Da gibt es nur die Antwort der einzig gültigen Saunaregel:

"Fühl Dich wohl, sonst geh raus."

Ob in einer Infrarotkabine Wohlfühlen überhaupt möglich sei, stelle ich mal in Frage.
Die klassische Sauna wärmt nicht mit Strahlen von 1'000°K oder mehr, sondern
mit Luftwärme von ca. 80° auf Bankhöhe.
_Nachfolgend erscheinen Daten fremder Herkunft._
# RiccZamboni/mepol

Hardware: AMD Instinct MI355X
Metric: MEPOL epoch wall-clock (C3: N=200000, d=29, k=30; rollout excluded) (lower is better)
Workload: dtype f64; 1 GPU; C3 Ant-shaped MEPOL epoch (k-NN + off-policy loop + final H); particles=200000, num_traj=400, traj_len=500, d=29, k=30, policy=29->[400, 300]->8 f64, parallelism=dp1

## Files before the change

### mepol_amd/csrc/wgrad.hip

```cpp
#include "mfma_f64.hpp"

#include <algorithm>

namespace mepol {
namespace wgrad {

using mfma::d4;
using mfma::frag_col;
using mfma::frag_row;
constexpr int FO = 4, FI = 5;
constexpr int kOcc = 2;
constexpr int BO = 16 * FO, BI = 16 * FI;
constexpr int NL = FO + FI;
constexpr int NS = 2;
constexpr bool kPin = true;
constexpr int kMaxSlices = 128;
constexpr int kSliceRowsMin = 256;

inline int slices_for(int64_t n, int O, int I) {
  const int64_t ntile = (int64_t)((O + BO - 1) / BO) * ((I + BI - 1) / BI);
  int64_t s = std::max<int64_t>(8, 1024 * kOcc / ntile);
  s = std::min<int64_t>(s, std::max<int64_t>(8, n / kSliceRowsMin));
  return (int)std::min<int64_t>(kMaxSlices, s & ~7);
}

inline size_t ws_bytes(int64_t n, int O, int I) {
  return (size_t)slices_for(n, O, I) * O * I * sizeof(double);
}

__global__ __launch_bounds__(64) __attribute__((amdgpu_waves_per_eu(kOcc))) void wgrad_kernel(
    const double* __restrict__ dy, int64_t n, int O, const double* __restrict__ x, int I,
    int nob, int nib, int S, int64_t slice_rows, double* __restrict__ part) {
  const int ntile = nob * nib;
  const int64_t b = blockIdx.x;
  const int64_t j = b >> 3;
  const int64_t s = (j / ntile) * 8 + (b & 7);
  const int tile = (int)(j % ntile);
  if (s >= S) return;
  const int ob = tile / nib, ib = tile % nib;
  const int l = threadIdx.x, fr = l & 15, g = l >> 4;
  const int64_t r_begin = s * slice_rows;
  const int64_t r_end = min(n, r_begin + slice_rows);
  if (r_begin >= r_end) {
    for (int t = 0; t < FO; ++t)
      for (int q = 0; q < 4; ++q) {
        const int o = ob * BO + 16 * t + frag_row(l, q);
        for (int u = 0; u < FI; ++u) {
          const int i = ib * BI + 16 * u + frag_col(l);
          if (o < O && i < I) part[((int64_t)s * O + o) * I + i] = 0.0;
        }
      }
    return;
  }
  int oc[FO], ic[FI];
#pragma unroll
  for (int t = 0; t < FO; ++t) oc[t] = min(ob * BO + 16 * t + fr, O - 1);
#pragma unroll
  for (int u = 0; u < FI; ++u) ic[u] = min(ib * BI + 16 * u + fr, I - 1);

  d4 acc[FO][FI];
#pragma unroll
  for (int t = 0; t < FO; ++t)
#pragma unroll
    for (int u = 0; u < FI; ++u) acc[t][u] = d4{0.0, 0.0, 0.0, 0.0};

  double R[NS][NL];
  auto load = [&](double (&D)[NL], int64_t ks) __attribute__((always_inline)) {
    const int64_t r = min(r_begin + 4 * ks + g, r_end - 1);
    const double* yr = dy + r * O;
    const double* xr = x + r * I;
#pragma unroll
    for (int t = 0; t < FO; ++t) D[t] = yr[oc[t]];
#pragma unroll
    for (int u = 0; u < FI; ++u) D[FO + u] = xr[ic[u]];
  };
  auto mma = [&](const double (&D)[NL]) __attribute__((always_inline)) {
#pragma unroll
    for (int t = 0; t < FO; ++t)
#pragma unroll
      for (int u = 0; u < FI; ++u)
        acc[t][u] = __builtin_amdgcn_mfma_f64_16x16x4f64(D[t], D[FO + u], acc[t][u], 0, 0, 0);
  };
  const int64_t rows = r_end - r_begin;
  const int64_t nfull = rows / 4;
  const int64_t nks = (rows + 3) / 4;
  mfma::ring_k_loop<NS, kPin>(
      nfull, nks, [&](int p, int64_t ks) __attribute__((always_inline)) { load(R[p], ks); },
      [&](int p, int64_t ks) __attribute__((always_inline)) {
        const bool ok = r_begin + 4 * ks + g < r_end;
#pragma unroll
        for (int v = 0; v < NL; ++v) R[p][v] = ok ? R[p][v] : 0.0;
      },
      [&](int p) __attribute__((always_inline)) { mma(R[p]); });
#pragma unroll
  for (int t = 0; t < FO; ++t)
#pragma unroll
    for (int q = 0; q < 4; ++q) {
      const int o = ob * BO + 16 * t + frag_row(l, q);
#pragma unroll
      for (int u = 0; u < FI; ++u) {
        const int i = ib * BI + 16 * u + frag_col(l);
        if (o < O && i < I) part[((int64_t)s * O + o) * I + i] = acc[t][u][q];
      }
    }
}

__global__ __launch_bounds__(256) void wgrad_reduce_kernel(const double* __restrict__ part, int S,
                                                          int64_t elems, double* __restrict__ out) {
  const int64_t e = (int64_t)blockIdx.x * 256 + threadIdx.x;
  if (e >= elems) return;
  double v = 0.0;
  for (int s = 0; s < S; s += 8) {
    double p[8];
#pragma unroll
    for (int u = 0; u < 8; ++u) p[u] = part[(int64_t)(s + u) * elems + e];
#pragma unroll
    for (int u = 0; u < 8; ++u) v += p[u];
  }
  out[e] = v;
}

}
}

extern "C" int mepol_weight_grad_workspace_size(int64_t n, int out_features, int in_features,
                                                size_t* bytes) {
  if (!bytes || n < 0 || out_features <= 0 || in_features <= 0) return mepol::kErrBadArg;
  *bytes = mepol::wgrad::ws_bytes(n, out_features, in_features);
  return 0;
}

extern "C" int mepol_weight_grad(const double* dy, int64_t n, int out_features, const double* x,
                                 int in_features, double* dW, void* workspace,
                                 size_t workspace_bytes, void* stream) {
  using namespace mepol::wgrad;
  const int O = out_features, I = in_features;
  if (n <= 0 || O <= 0 || I <= 0 || !dy || !x || !dW || !workspace) {
    mepol::set_error("mepol_weight_grad: bad arguments");
    return mepol::kErrBadArg;
  }
  const int S = slices_for(n, O, I);
  const size_t need = ws_bytes(n, O, I);
  if (workspace_bytes < need) {
    mepol::set_error("mepol_weight_grad: workspace %zu < %zu", workspace_bytes, need);
    return mepol::kErrWorkspace;
  }
  hipStream_t st = (hipStream_t)stream;
  const int nob = (O + BO - 1) / BO, nib = (I + BI - 1) / BI;
  const int64_t slice_rows = ((n + S - 1) / S + 3) / 4 * 4;
  const unsigned blocks = (unsigned)((int64_t)S * nob * nib);
  double* part = (double*)workspace;
  hipLaunchKernelGGL(wgrad_kernel, dim3(blocks), dim3(64), 0, st, dy, n, O, x, I, nob, nib, S,
                     slice_rows, part);
  MEPOL_CHECK_LAUNCH();
  const int64_t elems = (int64_t)O * I;
  hipLaunchKernelGGL(wgrad_reduce_kernel, dim3((unsigned)((elems + 255) / 256)), dim3(256), 0, st,
                     part, S, elems, dW);
  MEPOL_CHECK_LAUNCH();
  return 0;
}
```

Before: 0.1023 s/epoch.

## Split wgrad into full and short output tiles with XCD-aware slice scheduling

The weight-gradient kernel now handles the partial last output-row block separately, with a templated tile width (FOV) so short tiles issue fewer MFMAs and use a deeper pipeline. A host-side plan picks different split-K slice counts for full and short tiles and spreads blocks across the 8 XCDs with per-XCD capacity accounting. The reduce kernel is updated for the two partial layouts and non-multiple-of-8 slice counts. This aims to cut wasted MFMA work on padded rows and balance load across XCDs, at the cost of more complex scheduling logic and a kernel-wide branch.

```diff
diff --git a/mepol_amd/csrc/wgrad.hip b/mepol_amd/csrc/wgrad.hip
--- a/mepol_amd/csrc/wgrad.hip
+++ b/mepol_amd/csrc/wgrad.hip
@@ -11,75 +11,133 @@
 constexpr int FO = 4, FI = 5;
 constexpr int kOcc = 2;
 constexpr int BO = 16 * FO, BI = 16 * FI;
-constexpr int NL = FO + FI;
 constexpr int NS = 2;
+constexpr int kShortStages = 3;
 constexpr bool kPin = true;
 constexpr int kMaxSlices = 128;
 constexpr int kSliceRowsMin = 256;
 
-inline int slices_for(int64_t n, int O, int I) {
-  const int64_t ntile = (int64_t)((O + BO - 1) / BO) * ((I + BI - 1) / BI);
-  int64_t s = std::max<int64_t>(8, 1024 * kOcc / ntile);
-  s = std::min<int64_t>(s, std::max<int64_t>(8, n / kSliceRowsMin));
-  return (int)std::min<int64_t>(kMaxSlices, s & ~7);
+struct XcdMap {
+  int fend[8], send[8], fbase[8], sbase[8];
+};
+struct Plan {
+  int nob, nib, fol;
+  int Sf, Ss;
+  int64_t rows_f, rows_s;
+  int grid8;
+  XcdMap m;
+};
+constexpr int kXcdWaves = 1024 / 8 * kOcc;
+
+inline int64_t slice_rows_of(int64_t n, int S) { return ((n + S - 1) / S + 3) / 4 * 4; }
+
+inline Plan plan_for(int64_t n, int O, int I) {
+  Plan p{};
+  p.nob = (O + BO - 1) / BO;
+  p.nib = (I + BI - 1) / BI;
+  p.fol = (O - BO * (p.nob - 1) + 15) / 16;
+  const int nfo = p.nob - 1;
+  const int64_t lim = std::max<int64_t>(8, n / kSliceRowsMin);
+  const int64_t slots = 8 * kXcdWaves;
+  int64_t want_s;
+  if (nfo > 0) {
+    const int64_t sf = 4 * slots / ((int64_t)p.nib * (4 * nfo + p.fol));
+    p.Sf = (int)std::min<int64_t>({(int64_t)kMaxSlices, lim, std::max<int64_t>(8, sf)});
+    if ((int64_t)((p.Sf + 7) / 8) * nfo * p.nib > kXcdWaves) p.Sf = std::max(8, p.Sf & ~7);
+    want_s = ((int64_t)p.Sf * p.fol + 3) / 4;
+  } else {
+    want_s = slots / p.nib;
+  }
+  want_s = std::min<int64_t>({(int64_t)kMaxSlices, lim, std::max<int64_t>(8, want_s)});
+  const int tf = nfo * p.nib, ts = p.nib;
+  int nf[8], cap[8], ns[8];
+  int64_t capsum = 0;
+  for (int x = 0; x < 8; ++x) {
+    nf[x] = p.Sf / 8 + (x < p.Sf % 8 ? 1 : 0);
+    cap[x] = std::max(0, (kXcdWaves - nf[x] * tf) / ts);
+    capsum += cap[x];
+    ns[x] = 0;
+  }
+  if (capsum < 8)
+    for (int x = 0; x < 8; ++x) cap[x] = kMaxSlices;
+  else
+    want_s = std::min(want_s, capsum);
+  p.Ss = (int)want_s;
+  for (int left = p.Ss, x = 7; left > 0; x = (x + 7) % 8)
+    if (ns[x] < cap[x]) {
+      ++ns[x];
+      --left;
+    }
+  int fb = 0, sb = 0;
+  for (int x = 0; x < 8; ++x) {
+    p.m.fend[x] = nf[x] * tf;
+    p.m.send[x] = p.m.fend[x] + ns[x] * ts;
+    p.m.fbase[x] = fb;
+    p.m.sbase[x] = sb;
+    fb += nf[x];
+    sb += ns[x];
+    p.grid8 = std::max(p.grid8, p.m.send[x]);
+  }
+  p.rows_f = p.Sf ? slice_rows_of(n, p.Sf) : 0;
+  p.rows_s = slice_rows_of(n, p.Ss);
+  return p;
 }
 
 inline size_t ws_bytes(int64_t n, int O, int I) {
-  return (size_t)slices_for(n, O, I) * O * I * sizeof(double);
-}
-
-__global__ __launch_bounds__(64) __attribute__((amdgpu_waves_per_eu(kOcc))) void wgrad_kernel(
-    const double* __restrict__ dy, int64_t n, int O, const double* __restrict__ x, int I,
-    int nob, int nib, int S, int64_t slice_rows, double* __restrict__ part) {
-  const int ntile = nob * nib;
-  const int64_t b = blockIdx.x;
-  const int64_t j = b >> 3;
-  const int64_t s = (j / ntile) * 8 + (b & 7);
-  const int tile = (int)(j % ntile);
-  if (s >= S) return;
-  const int ob = tile / nib, ib = tile % nib;
+  const Plan p = plan_for(n, O, I);
+  const int64_t of = (int64_t)BO * (p.nob - 1);
+  return (size_t)(p.Sf * of + p.Ss * (O - of)) * I * sizeof(double);
+}
+
+template <int FOV>
+__device__ __forceinline__ void wgrad_tile(const double* __restrict__ dy, int64_t n, int O,
+                                           const double* __restrict__ x, int I, int o0, int g0,
+                                           int og, int ib, int64_t s, int64_t slice_rows,
+                                           double* __restrict__ part) {
+  constexpr int NLV = FOV + FI;
+  constexpr int NS = FOV < FO ? kShortStages : wgrad::NS;
   const int l = threadIdx.x, fr = l & 15, g = l >> 4;
   const int64_t r_begin = s * slice_rows;
   const int64_t r_end = min(n, r_begin + slice_rows);
   if (r_begin >= r_end) {
-    for (int t = 0; t < FO; ++t)
+    for (int t = 0; t < FOV; ++t)
       for (int q = 0; q < 4; ++q) {
-        const int o = ob * BO + 16 * t + frag_row(l, q);
+        const int o = o0 + 16 * t + frag_row(l, q);
         for (int u = 0; u < FI; ++u) {
           const int i = ib * BI + 16 * u + frag_col(l);
-          if (o < O && i < I) part[((int64_t)s * O + o) * I + i] = 0.0;
+          if (o < O && i < I) part[((int64_t)s * og + o - g0) * I + i] = 0.0;
         }
       }
     return;
   }
-  int oc[FO], ic[FI];
-#pragma unroll
-  for (int t = 0; t < FO; ++t) oc[t] = min(ob * BO + 16 * t + fr, O - 1);
+  int oc[FOV], ic[FI];
+#pragma unroll
+  for (int t = 0; t < FOV; ++t) oc[t] = min(o0 + 16 * t + fr, O - 1);
 #pragma unroll
   for (int u = 0; u < FI; ++u) ic[u] = min(ib * BI + 16 * u + fr, I - 1);
 
-  d4 acc[FO][FI];
-#pragma unroll
-  for (int t = 0; t < FO; ++t)
+  d4 acc[FOV][FI];
+#pragma unroll
+  for (int t = 0; t < FOV; ++t)
 #pragma unroll
     for (int u = 0; u < FI; ++u) acc[t][u] = d4{0.0, 0.0, 0.0, 0.0};
 
-  double R[NS][NL];
-  auto load = [&](double (&D)[NL], int64_t ks) __attribute__((always_inline)) {
+  double R[NS][NLV];
+  auto load = [&](double (&D)[NLV], int64_t ks) __attribute__((always_inline)) {
     const int64_t r = min(r_begin + 4 * ks + g, r_end - 1);
     const double* yr = dy + r * O;
     const double* xr = x + r * I;
 #pragma unroll
-    for (int t = 0; t < FO; ++t) D[t] = yr[oc[t]];
-#pragma unroll
-    for (int u = 0; u < FI; ++u) D[FO + u] = xr[ic[u]];
+    for (int t = 0; t < FOV; ++t) D[t] = yr[oc[t]];
+#pragma unroll
+    for (int u = 0; u < FI; ++u) D[FOV + u] = xr[ic[u]];
   };
-  auto mma = [&](const double (&D)[NL]) __attribute__((always_inline)) {
-#pragma unroll
-    for (int t = 0; t < FO; ++t)
+  auto mma = [&](const double (&D)[NLV]) __attribute__((always_inline)) {
+#pragma unroll
+    for (int t = 0; t < FOV; ++t)
 #pragma unroll
       for (int u = 0; u < FI; ++u)
-        acc[t][u] = __builtin_amdgcn_mfma_f64_16x16x4f64(D[t], D[FO + u], acc[t][u], 0, 0, 0);
+        acc[t][u] = __builtin_amdgcn_mfma_f64_16x16x4f64(D[t], D[FOV + u], acc[t][u], 0, 0, 0);
   };
   const int64_t rows = r_end - r_begin;
   const int64_t nfull = rows / 4;
@@ -89,33 +147,70 @@
       [&](int p, int64_t ks) __attribute__((always_inline)) {
         const bool ok = r_begin + 4 * ks + g < r_end;
 #pragma unroll
-        for (int v = 0; v < NL; ++v) R[p][v] = ok ? R[p][v] : 0.0;
+        for (int v = 0; v < NLV; ++v) R[p][v] = ok ? R[p][v] : 0.0;
       },
       [&](int p) __attribute__((always_inline)) { mma(R[p]); });
 #pragma unroll
-  for (int t = 0; t < FO; ++t)
+  for (int t = 0; t < FOV; ++t)
 #pragma unroll
     for (int q = 0; q < 4; ++q) {
-      const int o = ob * BO + 16 * t + frag_row(l, q);
+      const int o = o0 + 16 * t + frag_row(l, q);
 #pragma unroll
       for (int u = 0; u < FI; ++u) {
         const int i = ib * BI + 16 * u + frag_col(l);
-        if (o < O && i < I) part[((int64_t)s * O + o) * I + i] = acc[t][u][q];
+        if (o < O && i < I) part[((int64_t)s * og + o - g0) * I + i] = acc[t][u][q];
       }
     }
 }
 
-__global__ __launch_bounds__(256) void wgrad_reduce_kernel(const double* __restrict__ part, int S,
-                                                          int64_t elems, double* __restrict__ out) {
+__global__ __launch_bounds__(64) __attribute__((amdgpu_waves_per_eu(kOcc))) void wgrad_kernel(
+    const double* __restrict__ dy, int64_t n, int O, const double* __restrict__ x, int I,
+    int nob, int nib, int fol, int Sf, int64_t rows_f, int64_t rows_s, XcdMap m,
+    double* __restrict__ part) {
+  const int xcd = blockIdx.x & 7;
+  int j = blockIdx.x >> 3;
+  const int of = BO * (nob - 1);
+  int fo, o0, g0, og, ib;
+  int64_t s, rows;
+  if (j < m.fend[xcd]) {
+    const int tf = (nob - 1) * nib, tile = j % tf;
+    fo = FO, o0 = (tile / nib) * BO, g0 = 0, og = of, ib = tile % nib;
+    s = m.fbase[xcd] + j / tf, rows = rows_f;
+  } else if (j < m.send[xcd]) {
+    j -= m.fend[xcd];
+    fo = fol, o0 = of, g0 = of, og = O - of, ib = j % nib;
+    s = m.sbase[xcd] + j / nib, rows = rows_s;
+    part += (int64_t)Sf * of * I;
+  } else {
+    return;
+  }
+  if (fo == 4)
+    wgrad_tile<4>(dy, n, O, x, I, o0, g0, og, ib, s, rows, part);
+  else if (fo == 3)
+    wgrad_tile<3>(dy, n, O, x, I, o0, g0, og, ib, s, rows, part);
+  else if (fo == 2)
+    wgrad_tile<2>(dy, n, O, x, I, o0, g0, og, ib, s, rows, part);
+  else
+    wgrad_tile<1>(dy, n, O, x, I, o0, g0, og, ib, s, rows, part);
+}
+
+__global__ __launch_bounds__(256) void wgrad_reduce_kernel(const double* __restrict__ part, int of,
+                                                          int Sf, int Ss, int O, int I,
+                                                          double* __restrict__ out) {
   const int64_t e = (int64_t)blockIdx.x * 256 + threadIdx.x;
-  if (e >= elems) return;
+  if (e >= (int64_t)O * I) return;
+  const bool full = e < (int64_t)of * I;
+  const int S = full ? Sf : Ss;
+  const int64_t stride = (int64_t)(full ? of : O - of) * I;
+  const double* p0 = full ? part + e : part + (int64_t)Sf * of * I + (e - (int64_t)of * I);
   double v = 0.0;
   for (int s = 0; s < S; s += 8) {
     double p[8];
 #pragma unroll
-    for (int u = 0; u < 8; ++u) p[u] = part[(int64_t)(s + u) * elems + e];
-#pragma unroll
-    for (int u = 0; u < 8; ++u) v += p[u];
+    for (int u = 0; u < 8; ++u) p[u] = p0[min(s + u, S - 1) * stride];
+#pragma unroll
+    for (int u = 0; u < 8; ++u)
+      v = s + u < S ? v + p[u] : v;
   }
   out[e] = v;
 }
@@ -139,23 +234,21 @@
     mepol::set_error("mepol_weight_grad: bad arguments");
     return mepol::kErrBadArg;
   }
-  const int S = slices_for(n, O, I);
+  const Plan p = plan_for(n, O, I);
   const size_t need = ws_bytes(n, O, I);
   if (workspace_bytes < need) {
     mepol::set_error("mepol_weight_grad: workspace %zu < %zu", workspace_bytes, need);
     return mepol::kErrWorkspace;
   }
   hipStream_t st = (hipStream_t)stream;
-  const int nob = (O + BO - 1) / BO, nib = (I + BI - 1) / BI;
-  const int64_t slice_rows = ((n + S - 1) / S + 3) / 4 * 4;
-  const unsigned blocks = (unsigned)((int64_t)S * nob * nib);
+  const unsigned blocks = 8u * (unsigned)p.grid8;
   double* part = (double*)workspace;
-  hipLaunchKernelGGL(wgrad_kernel, dim3(blocks), dim3(64), 0, st, dy, n, O, x, I, nob, nib, S,
-                     slice_rows, part);
+  hipLaunchKernelGGL(wgrad_kernel, dim3(blocks), dim3(64), 0, st, dy, n, O, x, I, p.nob, p.nib,
+                     p.fol, p.Sf, p.rows_f, p.rows_s, p.m, part);
   MEPOL_CHECK_LAUNCH();
   const int64_t elems = (int64_t)O * I;
   hipLaunchKernelGGL(wgrad_reduce_kernel, dim3((unsigned)((elems + 255) / 256)), dim3(256), 0, st,
-                     part, S, elems, dW);
+                     part, BO * (p.nob - 1), p.Sf, p.Ss, O, I, dW);
   MEPOL_CHECK_LAUNCH();
   return 0;
 }
```

After: 0.1011 s/epoch, median of 6. 1.1% less time.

Mehr, was ja leider in den meisten 
Kontinentalen Sauna der Fall ist, trägt nicht mehr zum Wohlfühlen bei.

Was eine allfällige Überhitzung des Körpers und somit des Tumors angeht:
Die tritt erst ein, wenn obige Saunaregel grob missachtet wird.

Also Entwarnung 
Hvielemi

----------


## Hans-J.

Hallo Gunssy,




> Meine Frage an die Experten unter euch wäre nun, ob man als Krebspatient eine Sauna und auch eine Infrarotkabine ohne Komplikationen in Anspruch nehmen darf. Sein Arzt gibt mir diesbezüglich leider keine Informationen.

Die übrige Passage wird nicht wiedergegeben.